- _Input_:
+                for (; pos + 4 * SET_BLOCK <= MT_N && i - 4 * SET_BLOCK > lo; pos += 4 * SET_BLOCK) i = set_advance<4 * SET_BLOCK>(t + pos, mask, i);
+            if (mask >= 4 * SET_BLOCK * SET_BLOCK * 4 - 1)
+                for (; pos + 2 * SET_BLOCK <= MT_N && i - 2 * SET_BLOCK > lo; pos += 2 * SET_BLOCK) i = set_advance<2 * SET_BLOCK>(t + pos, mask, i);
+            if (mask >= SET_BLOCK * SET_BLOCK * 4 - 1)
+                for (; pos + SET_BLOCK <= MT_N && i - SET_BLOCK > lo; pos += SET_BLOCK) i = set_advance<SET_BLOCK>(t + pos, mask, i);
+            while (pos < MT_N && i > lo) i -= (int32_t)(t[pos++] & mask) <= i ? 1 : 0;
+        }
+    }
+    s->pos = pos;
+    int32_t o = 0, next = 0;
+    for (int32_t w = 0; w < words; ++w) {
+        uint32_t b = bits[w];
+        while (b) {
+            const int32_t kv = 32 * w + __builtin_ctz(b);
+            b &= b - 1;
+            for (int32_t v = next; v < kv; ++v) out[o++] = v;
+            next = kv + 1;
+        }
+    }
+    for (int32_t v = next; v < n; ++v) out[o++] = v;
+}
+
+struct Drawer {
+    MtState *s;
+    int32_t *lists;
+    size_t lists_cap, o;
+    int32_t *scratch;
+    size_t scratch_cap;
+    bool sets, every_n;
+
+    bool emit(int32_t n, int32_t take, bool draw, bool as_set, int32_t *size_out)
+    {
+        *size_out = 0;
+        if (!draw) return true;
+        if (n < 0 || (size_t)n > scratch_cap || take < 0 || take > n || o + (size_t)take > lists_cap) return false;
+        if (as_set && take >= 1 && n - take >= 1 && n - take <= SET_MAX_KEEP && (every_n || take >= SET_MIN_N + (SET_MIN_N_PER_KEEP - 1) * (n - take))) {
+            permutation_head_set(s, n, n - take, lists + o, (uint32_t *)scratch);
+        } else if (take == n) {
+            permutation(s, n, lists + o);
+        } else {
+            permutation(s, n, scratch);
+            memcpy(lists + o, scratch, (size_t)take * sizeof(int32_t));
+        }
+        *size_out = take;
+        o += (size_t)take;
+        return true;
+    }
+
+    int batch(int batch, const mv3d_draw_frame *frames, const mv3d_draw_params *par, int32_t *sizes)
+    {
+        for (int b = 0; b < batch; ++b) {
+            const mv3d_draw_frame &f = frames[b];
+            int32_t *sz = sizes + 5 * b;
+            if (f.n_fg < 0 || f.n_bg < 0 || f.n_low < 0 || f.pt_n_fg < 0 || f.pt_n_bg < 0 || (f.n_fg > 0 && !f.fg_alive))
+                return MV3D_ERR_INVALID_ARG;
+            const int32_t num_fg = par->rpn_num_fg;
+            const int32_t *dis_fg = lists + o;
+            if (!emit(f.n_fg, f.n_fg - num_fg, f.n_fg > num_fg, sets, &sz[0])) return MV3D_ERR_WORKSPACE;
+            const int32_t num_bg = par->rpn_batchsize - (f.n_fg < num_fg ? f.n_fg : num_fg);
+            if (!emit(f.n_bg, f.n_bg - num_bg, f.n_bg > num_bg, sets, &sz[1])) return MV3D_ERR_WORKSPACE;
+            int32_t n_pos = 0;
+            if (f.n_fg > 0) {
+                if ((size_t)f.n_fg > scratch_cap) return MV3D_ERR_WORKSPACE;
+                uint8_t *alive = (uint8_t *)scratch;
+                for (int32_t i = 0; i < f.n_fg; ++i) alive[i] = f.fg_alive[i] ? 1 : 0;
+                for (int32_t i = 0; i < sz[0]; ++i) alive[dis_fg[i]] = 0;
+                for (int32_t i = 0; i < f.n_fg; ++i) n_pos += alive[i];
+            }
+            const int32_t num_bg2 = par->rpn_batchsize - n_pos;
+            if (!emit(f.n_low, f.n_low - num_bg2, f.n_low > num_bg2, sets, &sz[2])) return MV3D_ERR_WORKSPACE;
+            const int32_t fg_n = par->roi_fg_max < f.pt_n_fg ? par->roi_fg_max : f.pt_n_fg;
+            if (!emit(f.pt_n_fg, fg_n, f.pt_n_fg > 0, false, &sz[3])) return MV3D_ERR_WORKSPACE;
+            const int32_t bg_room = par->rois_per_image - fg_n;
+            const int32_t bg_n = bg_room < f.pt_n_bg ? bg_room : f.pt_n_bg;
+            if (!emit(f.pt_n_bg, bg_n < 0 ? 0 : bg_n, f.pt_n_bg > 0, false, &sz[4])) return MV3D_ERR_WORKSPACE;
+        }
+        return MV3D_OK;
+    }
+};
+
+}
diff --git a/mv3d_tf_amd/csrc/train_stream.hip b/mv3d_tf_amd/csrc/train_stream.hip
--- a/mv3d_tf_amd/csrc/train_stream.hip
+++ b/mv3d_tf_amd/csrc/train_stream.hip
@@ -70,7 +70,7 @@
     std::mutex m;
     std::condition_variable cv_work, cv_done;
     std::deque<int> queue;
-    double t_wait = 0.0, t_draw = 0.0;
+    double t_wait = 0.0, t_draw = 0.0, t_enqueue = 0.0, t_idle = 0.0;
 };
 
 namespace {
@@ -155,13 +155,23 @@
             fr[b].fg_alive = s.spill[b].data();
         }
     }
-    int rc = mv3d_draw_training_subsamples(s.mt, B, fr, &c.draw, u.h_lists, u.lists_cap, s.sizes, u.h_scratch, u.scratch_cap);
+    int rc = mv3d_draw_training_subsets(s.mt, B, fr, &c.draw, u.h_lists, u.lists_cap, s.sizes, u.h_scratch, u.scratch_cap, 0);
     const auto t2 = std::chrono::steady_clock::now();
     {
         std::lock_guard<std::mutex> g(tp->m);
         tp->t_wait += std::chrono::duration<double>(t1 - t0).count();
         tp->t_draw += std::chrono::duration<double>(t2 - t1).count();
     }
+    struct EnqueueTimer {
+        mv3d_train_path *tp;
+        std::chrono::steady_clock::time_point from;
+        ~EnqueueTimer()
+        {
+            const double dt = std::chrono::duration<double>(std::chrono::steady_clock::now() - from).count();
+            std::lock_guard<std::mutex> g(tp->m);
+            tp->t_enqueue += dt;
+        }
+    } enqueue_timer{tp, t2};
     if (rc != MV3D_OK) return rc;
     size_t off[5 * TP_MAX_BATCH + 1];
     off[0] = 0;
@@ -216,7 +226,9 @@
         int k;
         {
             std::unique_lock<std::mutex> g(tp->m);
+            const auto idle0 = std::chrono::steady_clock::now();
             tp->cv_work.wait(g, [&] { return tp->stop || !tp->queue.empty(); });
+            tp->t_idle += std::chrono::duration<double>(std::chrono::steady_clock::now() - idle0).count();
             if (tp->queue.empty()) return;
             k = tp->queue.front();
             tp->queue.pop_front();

==

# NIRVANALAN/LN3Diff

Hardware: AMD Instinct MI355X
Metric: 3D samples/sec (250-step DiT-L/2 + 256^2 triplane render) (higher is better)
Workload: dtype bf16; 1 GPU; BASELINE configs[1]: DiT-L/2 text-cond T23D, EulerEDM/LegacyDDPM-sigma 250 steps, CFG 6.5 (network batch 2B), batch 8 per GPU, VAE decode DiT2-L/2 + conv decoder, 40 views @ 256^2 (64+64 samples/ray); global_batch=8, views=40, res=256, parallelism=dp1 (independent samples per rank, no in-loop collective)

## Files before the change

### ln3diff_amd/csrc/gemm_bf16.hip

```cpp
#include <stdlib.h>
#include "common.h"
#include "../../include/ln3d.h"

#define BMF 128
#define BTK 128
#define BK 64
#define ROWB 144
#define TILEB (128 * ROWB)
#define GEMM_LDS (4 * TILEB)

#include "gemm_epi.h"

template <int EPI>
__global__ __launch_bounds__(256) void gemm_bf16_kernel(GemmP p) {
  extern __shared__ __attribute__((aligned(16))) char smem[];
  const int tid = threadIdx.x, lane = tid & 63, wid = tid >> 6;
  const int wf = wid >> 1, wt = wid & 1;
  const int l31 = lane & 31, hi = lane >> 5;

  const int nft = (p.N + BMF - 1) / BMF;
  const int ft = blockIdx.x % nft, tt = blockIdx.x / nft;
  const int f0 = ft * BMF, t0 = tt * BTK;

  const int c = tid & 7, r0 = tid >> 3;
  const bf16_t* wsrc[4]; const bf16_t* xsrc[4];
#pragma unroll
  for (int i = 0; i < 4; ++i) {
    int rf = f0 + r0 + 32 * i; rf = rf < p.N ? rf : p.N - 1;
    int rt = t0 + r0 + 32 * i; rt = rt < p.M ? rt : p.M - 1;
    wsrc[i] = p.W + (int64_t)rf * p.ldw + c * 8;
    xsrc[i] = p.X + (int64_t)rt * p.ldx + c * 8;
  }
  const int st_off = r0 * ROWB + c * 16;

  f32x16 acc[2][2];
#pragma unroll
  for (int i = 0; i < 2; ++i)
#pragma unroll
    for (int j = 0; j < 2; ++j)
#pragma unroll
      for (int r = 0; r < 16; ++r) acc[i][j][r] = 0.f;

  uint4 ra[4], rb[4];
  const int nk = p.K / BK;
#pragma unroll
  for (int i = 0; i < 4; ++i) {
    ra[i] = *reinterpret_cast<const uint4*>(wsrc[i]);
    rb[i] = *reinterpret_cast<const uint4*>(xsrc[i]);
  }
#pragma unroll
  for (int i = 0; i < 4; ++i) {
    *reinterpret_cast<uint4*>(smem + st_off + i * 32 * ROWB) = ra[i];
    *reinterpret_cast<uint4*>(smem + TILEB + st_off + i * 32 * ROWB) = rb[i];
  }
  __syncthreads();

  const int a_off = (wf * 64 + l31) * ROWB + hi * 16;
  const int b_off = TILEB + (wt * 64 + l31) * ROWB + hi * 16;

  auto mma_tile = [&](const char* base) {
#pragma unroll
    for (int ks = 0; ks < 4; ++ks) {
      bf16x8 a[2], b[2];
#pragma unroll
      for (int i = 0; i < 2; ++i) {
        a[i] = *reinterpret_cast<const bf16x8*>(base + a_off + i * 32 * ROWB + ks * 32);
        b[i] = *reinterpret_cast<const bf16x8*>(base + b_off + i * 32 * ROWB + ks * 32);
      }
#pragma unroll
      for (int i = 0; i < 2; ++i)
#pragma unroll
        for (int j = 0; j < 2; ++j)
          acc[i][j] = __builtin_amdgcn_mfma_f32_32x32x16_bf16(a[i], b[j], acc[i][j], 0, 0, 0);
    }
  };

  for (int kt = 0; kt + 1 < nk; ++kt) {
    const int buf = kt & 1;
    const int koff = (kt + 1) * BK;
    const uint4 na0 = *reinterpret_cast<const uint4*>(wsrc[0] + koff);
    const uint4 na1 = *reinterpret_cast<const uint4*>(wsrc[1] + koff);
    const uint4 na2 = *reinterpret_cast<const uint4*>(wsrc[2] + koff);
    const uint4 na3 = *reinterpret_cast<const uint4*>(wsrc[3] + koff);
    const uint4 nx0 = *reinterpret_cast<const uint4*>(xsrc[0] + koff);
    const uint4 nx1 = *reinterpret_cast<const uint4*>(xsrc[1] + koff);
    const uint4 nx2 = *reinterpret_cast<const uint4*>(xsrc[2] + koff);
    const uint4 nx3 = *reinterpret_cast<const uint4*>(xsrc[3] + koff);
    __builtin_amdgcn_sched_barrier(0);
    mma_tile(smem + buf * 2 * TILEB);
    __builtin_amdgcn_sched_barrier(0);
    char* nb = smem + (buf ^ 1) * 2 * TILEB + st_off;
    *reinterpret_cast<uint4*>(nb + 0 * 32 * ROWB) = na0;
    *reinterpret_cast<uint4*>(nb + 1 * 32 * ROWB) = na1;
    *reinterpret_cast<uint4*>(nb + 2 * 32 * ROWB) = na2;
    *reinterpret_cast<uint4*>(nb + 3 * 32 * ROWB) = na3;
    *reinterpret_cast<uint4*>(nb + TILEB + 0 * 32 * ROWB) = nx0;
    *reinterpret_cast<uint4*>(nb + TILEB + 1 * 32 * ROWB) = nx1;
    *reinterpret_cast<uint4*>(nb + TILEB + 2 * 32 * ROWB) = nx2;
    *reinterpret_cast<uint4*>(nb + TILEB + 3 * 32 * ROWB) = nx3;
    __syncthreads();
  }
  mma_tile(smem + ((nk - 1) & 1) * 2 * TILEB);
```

- _What is expected_:
Lines with the string "csrc": pick each one out of the material and return it.

- _Answer box_:
diff --git a/mv3d_tf_amd/csrc/train_stream.hip b/mv3d_tf_amd/csrc/train_stream.hip
--- a/mv3d_tf_amd/csrc/train_stream.hip
+++ b/mv3d_tf_amd/csrc/train_stream.hip
### ln3diff_amd/csrc/gemm_bf16.hip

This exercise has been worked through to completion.